Blog - Title

Transforming Open XML Documents to Flat OPC Format

Transforming Open XML Documents to Flat OPC Format

  • Comments 11

Transforming Open XML documents using XSLT is an interesting scenario, but before we can do so, we need to convert the Open XML document into the Flat OPC format.  We then perform the XSLT transform, producing a new file in the Flat OPC format, and then convert back to Open XML (OPC) format.  This post is one in a series of four posts that present this approach to transforming Open XML documents using XSLT.  The four posts are:

Transforming Open XML Documents using XSLT

Presents an overview of the transformation process of Open XML documents using XSLT, and why this is important.  Also presents the ‘Hello World’ XSLT transform of an Open XML document.

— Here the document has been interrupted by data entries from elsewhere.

template <int S, int WN, int TN>
void launch_assemble_i8_t(rmhmc_ctx* ctx, Group& g, const double* v, hipStream_t st, int part, bool delta = false, int seff = 6, int need_lo = 0,
                          int need_hi = 0) {
  const size_t vplane = (size_t)ctx->i8_nks * g.nCp * 32;
  const int8_t* const Vs = g.Vs + (delta ? (size_t)(seff - S) * vplane : 0);
  const I8Delta dl{delta ? g.dmax : nullptr, delta ? g.rebase : nullptr, delta ? std::ldexp(1.0, -8 * (seff - S)) : 1.0, need_lo, need_hi,
                   (delta && ctx->big) ? g.Gbase : nullptr};
  const int* const vexp = delta ? g.vexp_d : g.vexp;
  const int acc0 = delta ? 2 : 0;
  if (part == 0) {
    if (delta) {
      (void)hipMemsetAsync(g.dmax, 0, sizeof(unsigned long long), st);
      hipLaunchKernelGGL((k_vsplit<S, true>), dim3((unsigned)((g.n + 7) / 8)), dim3(256), 0, st, v, ctx->Mp, g.n, g.ch.phase, ctx->i8_nks, g.nCp, g.Vs,
                         g.vbad, ctx->D, ctx->DP, ctx->dd.inv_alpha, g.ch.Gq, g.vexp, VDelta{g.vexp_d, g.rebase, g.dmax, (int)ctx->opt.i8_force_rebase});
      return;
    }
    hipLaunchKernelGGL((k_vsplit<S>), dim3((unsigned)((g.n + 7) / 8)), dim3(256), 0, st, v, ctx->Mp, g.n, g.ch.phase, ctx->i8_nks, g.nCp, g.Vs, g.vbad,
                       ctx->D, ctx->DP, ctx->dd.inv_alpha, g.ch.Gq, g.vexp, VDelta{});
    return;
  }
  const int nCB = g.nCp / I8_BM, nPB = ctx->pairs.NPp / (32 * TN * WN);
  constexpr int lds = i8_lds_bytes<S, WN, TN>();
  const unsigned nblk = (unsigned)(nCB < 8 ? nCB * nPB : (nCB + 7) / 8 * 8 * nPB);
  if (g.ksplit_a > 1) {
    const size_t plane = (size_t)g.n * ctx->DP * ctx->DP;
    hipLaunchKernelGGL((k_assemble_i8<S, WN, TN>), dim3(nblk, (unsigned)g.ksplit_a), dim3(128 * WN), lds, st, g.Vs, ctx->d_Zs, g.nCp, ctx->i8_nks,
                       0, ctx->i8_nks, 0, ctx->pairs, g.n, g.ch.phase, g.vbad, ctx->DP, ctx->dd.inv_alpha, g.Gpart, plane, g.vexp, nPB,
                       I8Delta{nullptr, nullptr, 1.0, 0, 0, nullptr});
    hipLaunchKernelGGL(k_sum_planes, dim3((unsigned)((plane + 255) / 256)), dim3(256), 0, st, g.ch.Gq, g.Gpart, g.ksplit_a, plane, plane);
    return;
  }
  const int nPBfull = ctx->pairs.NP / (32 * TN * WN);
  const bool tail = WN == 4 && g.Tq && nPBfull < nPB && (ctx->opt.i8_tail == 1 || (ctx->opt.i8_tail < 0 && (long long)nCB * nPBfull >= 256));
  const int npb = tail ? nPBfull : nPB;
  const unsigned nblk_main = (unsigned)(nCB < 8 ? nCB * npb : (nCB + 7) / 8 * 8 * npb);
  const int pb32_0 = nPBfull * TN * WN, ntail = (ctx->pairs.NP - pb32_0 * 32 + 31) / 32;
  for (int ks0 = 0; ks0 < ctx->i8_nks; ks0 += ctx->i8_chunk) {
    const int nk = std::min(ctx->i8_chunk, ctx->i8_nks - ks0);
    if (nblk_main)
      hipLaunchKernelGGL((k_assemble_i8<S, WN, TN>), dim3(nblk_main), dim3(128 * WN), lds, st, Vs, ctx->d_Zs, g.nCp,
                         ctx->i8_nks, ks0, nk, (ks0 > 0 ? 1 : 0) | acc0, ctx->pairs, g.n, g.ch.phase, g.vbad, ctx->DP, ctx->dd.inv_alpha, g.ch.Gq, (size_t)0, vexp, npb, dl);
    if (tail) {
      const int pieces = std::max(1, std::min({g.tail_pieces, nk / 8, (int)(256 / std::max(1, nCB * ntail))}));
      hipLaunchKernelGGL((k_assemble_i8_tail<S>), dim3((unsigned)(nCB * ntail), (unsigned)pieces), dim3(128), (i8_lds_bytes<S, 1, 1>()), st, Vs, ctx->d_Zs,
                         g.nCp, ctx->pairs.NPp, ctx->pairs.NP, ctx->i8_nks, ks0, nk, g.n, pb32_0, ntail, g.Tq, dl);
      hipLaunchKernelGGL((k_assemble_i8_tailsum<S>), dim3((unsigned)(((size_t)g.n * 32 * ntail + 255) / 256)), dim3(256), 0, st, g.Tq, pieces, g.nCp, ntail,
                         pb32_0, (ks0 > 0 ? 1 : 0) | acc0, ctx->pairs, g.n, g.ch.phase, g.vbad, ctx->DP, ctx->dd.inv_alpha, g.ch.Gq, vexp, dl);
    }
  }
}
void launch_assemble_i8_delta(rmhmc_ctx* ctx, Group& g, hipStream_t st, int seff) {
  constexpr int WN = 4, TN = 1;
  const size_t vplane = (size_t)ctx->i8_nks * g.nCp * 32;
  const I8Delta dl{g.dmax, g.rebase, 1.0, 0, 0, ctx->big ? g.Gbase : nullptr};
  const int nCB = g.nCp / I8_BM, nPB = ctx->pairs.NPp / (32 * TN * WN);
  constexpr int lds = i8_lds_bytes<6, WN, TN>() > i8_lds_bytes<4, WN, TN>() ? i8_lds_bytes<6, WN, TN>() : i8_lds_bytes<4, WN, TN>();
  static_assert(lds >= (i8_lds_bytes<5, WN, TN>()), "dynamic LDS of the widest instantiation");
  const int nPBfull = ctx->pairs.NP / (32 * TN * WN);
  const bool tail = g.Tq && nPBfull < nPB && (ctx->opt.i8_tail == 1 || (ctx->opt.i8_tail < 0 && (long long)nCB * nPBfull >= 256));
  const int npb = tail ? nPBfull : nPB;
  const unsigned nblk_main = (unsigned)(nCB < 8 ? nCB * npb : (nCB + 7) / 8 * 8 * npb);
  const int pb32_0 = nPBfull * TN * WN, ntail = (ctx->pairs.NP - pb32_0 * 32 + 31) / 32;
  constexpr int lds_t = i8_lds_bytes<6, 1, 1>() > i8_lds_bytes<4, 1, 1>() ? i8_lds_bytes<6, 1, 1>() : i8_lds_bytes<4, 1, 1>();
  static_assert(lds_t >= (i8_lds_bytes<5, 1, 1>()), "dynamic LDS of the widest tail instantiation");
  I8Delta dlc = dl;
  dlc.count = g.dcount;
  for (int ks0 = 0; ks0 < ctx->i8_nks; ks0 += ctx->i8_chunk) {
    const int nk = std::min(ctx->i8_chunk, ctx->i8_nks - ks0);
    if (nblk_main)
      hipLaunchKernelGGL((k_assemble_i8_sel<WN, TN>), dim3(nblk_main), dim3(128 * WN), lds, st, g.Vs, vplane, seff, ctx->d_Zs, g.nCp, ctx->i8_nks, ks0, nk,
                         (ks0 > 0 ? 1 : 0) | 2, ctx->pairs, g.n, g.ch.phase, g.vbad, ctx->DP, ctx->dd.inv_alpha, g.ch.Gq, (size_t)0, g.vexp_d, npb,
                         ks0 == 0 ? dlc : dl);
    if (tail) {
      const int pieces = std::max(1, std::min({g.tail_pieces, nk / 8, (int)(256 / std::max(1, nCB * ntail))}));
      hipLaunchKernelGGL(k_assemble_i8_tail_sel, dim3((unsigned)(nCB * ntail), (unsigned)pieces), dim3(128), lds_t, st, g.Vs, vplane, seff, ctx->d_Zs,
                         g.nCp, ctx->pairs.NPp, ctx->pairs.NP, ctx->i8_nks, ks0, nk, g.n, pb32_0, ntail, g.Tq, (ks0 == 0 && !nblk_main) ? dlc : dl);
      hipLaunchKernelGGL(k_assemble_i8_tailsum_sel, dim3((unsigned)(((size_t)g.n * 32 * ntail + 255) / 256)), dim3(256), 0, st, seff, g.Tq, pieces, g.nCp, ntail,
                         pb32_0, (ks0 > 0 ? 1 : 0) | 2, ctx->pairs, g.n, g.ch.phase, g.vbad, ctx->DP, ctx->dd.inv_alpha, g.ch.Gq, g.vexp_d, dl);
    }
  }
}
template <int S, int WN, int TN>
void launch_leverage_i8_t(rmhmc_ctx* ctx, Group& g, hipStream_t st, int part) {
  if (part == 0) {
    hipLaunchKernelGGL((k_qsplit<S>), dim3((unsigned)g.n), dim3(256), 0, st, g.ch.trj.Ginv, ctx->DP, ctx->pairs, g.ch.phase, ctx->i8_nkp, g.nCp,
                       g.Qs, g.qscale);
    return;
  }
  const int nCB = g.nCp / I8_BM, nRB = ctx->i8_NRp / (32 * TN * WN);
  constexpr int lds = i8_lds_bytes<S, WN, TN>();
  const unsigned nblk = (unsigned)(nCB < 8 ? nCB * nRB : (nCB + 7) / 8 * 8 * nRB);
  if (g.ksplit_l > 1) {
    const size_t plane = (size_t)g.n * ctx->Mp;
    hipLaunchKernelGGL((k_leverage_i8<S, WN, TN>), dim3(nblk, (unsigned)g.ksplit_l), dim3(128 * WN), lds, st, g.Qs, ctx->d_Zt, g.nCp, ctx->i8_NRp,
                       ctx->i8_nkp, 0, ctx->i8_nkp, 0, (ctx->big || g.ctile) ? 0 : 1, g.n, ctx->Mp, g.ch.phase, g.qscale, ctx->d_zscale, g.ch.rv2, g.Rpart, plane);
    hipLaunchKernelGGL(k_sum_planes, dim3((unsigned)((plane + 255) / 256)), dim3(256), 0, st, g.ch.rv0, g.Rpart, g.ksplit_l, plane, plane);
    return;
  }
  for (int kp0 = 0; kp0 < ctx->i8_nkp; kp0 += ctx->i8_chunk) {
    const int nk = std::min(ctx->i8_chunk, ctx->i8_nkp - kp0);
    hipLaunchKernelGGL((k_leverage_i8<S, WN, TN>), dim3(nblk), dim3(128 * WN), lds, st, g.Qs, ctx->d_Zt, g.nCp,
                       ctx->i8_NRp, ctx->i8_nkp, kp0, nk, kp0 > 0 ? 1 : 0, (ctx->big || g.ctile) ? 0 : 1, g.n, ctx->Mp, g.ch.phase, g.qscale, ctx->d_zscale,
                       g.ch.rv2, g.ch.rv0, (size_t)0);
  }
}
void launch_assemble(rmhmc_ctx* ctx, Group& g, const double* v, bool inner = false, bool delta = false, bool keep_base = false) {
  if (ctx->i8 && delta && ctx->big)
    launch(ctx, "vsplit", [&](hipStream_t st) { launch_assemble_i8_t<6, 4, 1>(ctx, g, v, st, 0, true); });
  if (ctx->i8 && delta && inner) {
    launch(ctx, "assemble_i8_inner_delta", [&](hipStream_t st) { launch_assemble_i8_delta(ctx, g, st, 5); });
    return;
  }
  if (ctx->i8 && delta) {
    launch(ctx, "assemble_i8_delta", [&](hipStream_t st) { launch_assemble_i8_delta(ctx, g, st, 6); });
    return;
  }
  if (ctx->i8) {
    if (ctx->big)
      launch(ctx, "vsplit", [&](hipStream_t st) { I8_SWITCH(ctx, (launch_assemble_i8_t<S_, WN_, TN_>(ctx, g, v, st, 0))); });
    const int suse = (inner && ctx->i8_inner_drop && ctx->i8S == 6) ? 5 : ctx->i8S;
    launch(ctx, suse == ctx->i8S ? "assemble_i8" : "assemble_i8_inner", [&](hipStream_t st) {
      I8_SWITCH_S(suse, (launch_assemble_i8_t<S_, WN_, TN_>(ctx, g, v, st, 1)));
      if (keep_base && ctx->big && g.Gbase)
        (void)hipMemcpyAsync(g.Gbase, g.ch.Gq, sizeof(double) * (size_t)g.n * ctx->DP * ctx->DP, hipMemcpyDeviceToDevice, st);
    });
    return;
  }
  launch(ctx, "assemble", [&](hipStream_t st) {
    if (ctx->flags & RMHMC_FLAG_FP32_METRIC) {
      if (ctx->big) {
        hipLaunchKernelGGL((k_assemble_f32<4>), dim3((unsigned)((g.n + 3) / 4), ctx->npairs), dim3(256), 0, st, ctx->dd, g.n, g.ch.phase, v,
                           g.ch.Gq, ctx->nbk);
      } else {
        NB_SWITCH(ctx, hipLaunchKernelGGL((k_assemble_f32<NB_>), dim3((unsigned)((g.n + 3) / 4)), dim3(256), 0, st, ctx->dd, g.n,
                                          g.ch.phase, v, g.ch.Gq, 1));
      }
      return;
    }
    if (ctx->big) {
      hipLaunchKernelGGL(k_assemble_pair<false>, dim3((unsigned)((g.n + 3) / 4), ctx->npairs - ctx->nbk), dim3(256), 0, st, ctx->dd, g.n,
                         g.ch.phase, v, g.ch.Gq);
      hipLaunchKernelGGL(k_assemble_pair<true>, dim3((unsigned)((g.n + 3) / 4), ctx->nbk), dim3(256), 0, st, ctx->dd, g.n, g.ch.phase, v,
                         g.ch.Gq);
      return;
    }
    if (g.fsplit > 1) {
      const size_t plane = (size_t)g.n * ctx->DP * ctx->DP;
      dim3 grid((unsigned)((g.n + 3) / 4), (unsigned)g.fsplit);
      NB_SWITCH(ctx, hipLaunchKernelGGL((k_assemble<NB_>), grid, dim3(256), 0, st, ctx->dd, g.n, g.ch.phase, v, g.Gpart, plane));
      hipLaunchKernelGGL(k_sum_planes, dim3((unsigned)((plane + 255) / 256)), dim3(256), 0, st, g.ch.Gq, g.Gpart, g.fsplit, plane, plane);
      return;
    }
    dim3 grid((unsigned)((g.n + 3) / 4));
    NB_SWITCH(ctx, hipLaunchKernelGGL((k_assemble<NB_>), grid, dim3(256), 0, st, ctx->dd, g.n, g.ch.phase, v, g.ch.Gq, (size_t)0));
  });
}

Transforming Open XML Documents to Flat OPC Format (This Post)

This post describes the process of conversion of an Open XML (OPC) document into a Flat OPC document, and presents the C# function, OpcToFlat.

Transforming Flat OPC Format to Open XML Documents

This post describes the process of conversion of a Flat OPC file back to an Open XML document, and presents the C# function, FlatToOpc.

The Flat OPC Format

Presents a description and examples of the Flat OPC format.

This blog is inactive.
New blog: EricWhite.com/blog

Blog TOC
About the Code

The code presented in this post uses LINQ to XML and System.IO.Packaging to perform the conversion to Flat OPC.

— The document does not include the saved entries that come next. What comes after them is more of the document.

+template <int MI, bool B_KC, int KS>
+__global__ __launch_bounds__(256, 2) void gemm_f32_tall_kernel(GemmArgs g) {
+  constexpr int FBK = 16, SK = FBK * KS, TM = 32 * MI, TN = 128;
+  constexpr int QPR = SK / 4, RS = 256 / QPR;
+  constexpr int A_LD = SK + 4, B_LD = B_KC ? (SK + 4) : (TN + 4);
+  constexpr int NA = (TM * QPR + 255) / 256, NB = TN * QPR / 256;
+  __shared__ __attribute__((aligned(16))) float As[TM * A_LD];
+  __shared__ __attribute__((aligned(16))) float Bs[(B_KC ? TN : SK) * B_LD];
+  const int tid = threadIdx.x, wave = tid >> 6, lane = tid & 63, c = lane & 31, hf = lane >> 5;
+  const float* A = g.A;
+  const float* B = g.B;
+  float* C = g.C;
+  const int m0 = blockIdx.x * TM, n0 = blockIdx.y * TN;
+  const int kstages = (g.K + SK - 1) / SK;
+
+  float4 ra[NA], rb[NB];
+  const int r0 = tid / QPR, q4 = 4 * (tid % QPR);
+  auto a_live = [&](int i) { return TM * QPR % 256 == 0 || i + 1 < NA || r0 + RS * i < TM; };
+  auto load_tile = [&](int ks) {
+    const int k0 = ks * SK;
+#pragma unroll
+    for (int i = 0; i < NA; ++i)
+      if (a_live(i)) {
+        const float* p = A + (long long)min(m0 + r0 + RS * i, g.M - 1) * g.sam + q4;
+        ra[i] = (k0 + q4 < g.K) ? *reinterpret_cast<const float4*>(p + k0) : make_float4(0.f, 0.f, 0.f, 0.f);
+      }
+#pragma unroll
+    for (int i = 0; i < NB; ++i) {
+      if (B_KC) {
+        const float* p = B + (long long)(n0 + r0 + RS * i) * g.sbn + q4;
+        rb[i] = (k0 + q4 < g.K) ? *reinterpret_cast<const float4*>(p + k0) : make_float4(0.f, 0.f, 0.f, 0.f);
+      } else {
+        const int idx = tid + 256 * i, k = k0 + (idx >> 5);
+        rb[i] = (k < g.K) ? *reinterpret_cast<const float4*>(B + (long long)k * g.sbk + n0 + 4 * (idx & 31)) : make_float4(0.f, 0.f, 0.f, 0.f);
+      }
+    }
+  };
+  auto store_tile = [&]() {
+#pragma unroll
+    for (int i = 0; i < NA; ++i)
+      if (a_live(i)) *reinterpret_cast<float4*>(&As[(r0 + RS * i) * A_LD + q4]) = ra[i];
+#pragma unroll
+    for (int i = 0; i < NB; ++i) {
+      if (B_KC) *reinterpret_cast<float4*>(&Bs[(r0 + RS * i) * B_LD + q4]) = rb[i];
+      else { const int idx = tid + 256 * i; *reinterpret_cast<float4*>(&Bs[(idx >> 5) * B_LD + 4 * (idx & 31)]) = rb[i]; }
+    }
+  };
+
+  floatx16 acc[MI];
+#pragma unroll
+  for (int mi = 0; mi < MI; ++mi) acc[mi] = floatx16{0};
+
+  load_tile(0);
+  for (int ks = 0; ks < kstages; ++ks) {
+    __syncthreads();
+    store_tile();
+    __syncthreads();
+    if (ks + 1 < kstages) load_tile(ks + 1);
+    const int col = wave * 32 + c;
+#pragma unroll
+    for (int sub = 0; sub < KS; ++sub) {
+      if (sub > 0 && ks * SK + sub * FBK >= g.K) break;
+      float bf[8];
+      if (B_KC) {
+        const float4 x = *reinterpret_cast<const float4*>(&Bs[col * B_LD + sub * FBK + 8 * hf]);
+        const float4 y = *reinterpret_cast<const float4*>(&Bs[col * B_LD + sub * FBK + 8 * hf + 4]);
+        bf[0] = x.x; bf[1] = x.y; bf[2] = x.z; bf[3] = x.w;
+        bf[4] = y.x; bf[5] = y.y; bf[6] = y.z; bf[7] = y.w;
+      } else {
+#pragma unroll
+        for (int st = 0; st < 8; ++st) bf[st] = Bs[(sub * FBK + 8 * hf + st) * B_LD + col];
+      }
+#pragma unroll
+      for (int mi = 0; mi < MI; ++mi) {
+        const int row = mi * 32 + c;
+        const float4 x = *reinterpret_cast<const float4*>(&As[row * A_LD + sub * FBK + 8 * hf]);
+        const float4 y = *reinterpret_cast<const float4*>(&As[row * A_LD + sub * FBK + 8 * hf + 4]);
+        const float af[8] = {x.x, x.y, x.z, x.w, y.x, y.y, y.z, y.w};
+#pragma unroll
+        for (int st = 0; st < 8; ++st) acc[mi] = mfma32(af[st], bf[st], acc[mi]);
+      }
+    }
+  }
+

The signature of the function to convert from an Open XML document to Flat OPC is:

static XDocument OpcToFlatOpc(string path);

You pass as an argument the path to the Open XML document.  The method returns an XDocument object, which you can then modify as necessary, transform using XSLT, serialize to the standard output, or save to a file.

The code to convert a binary part to a base 64 string uses the System.Convert.ToBase64String method.  The base 64 string needs to be broken up into lines of 76 characters (see The Flat OPC Format for more detail).  The code uses the technique described in Chunking a Collection into Groups of Three to do the chunking.

If you are not familiar with this style of programming, I recommend that you read this Functional Programming Tutorial.

The conversion code adds the appropriate XML processing instruction to the resulting Flat OPC XML document based on the filename of the source Open XML document.  If the source document has the .docx extension, then the code adds the XML processing instruction for Word.  If the source document has the .pptx extension, then the code adds the XML processing instruction for PowerPoint.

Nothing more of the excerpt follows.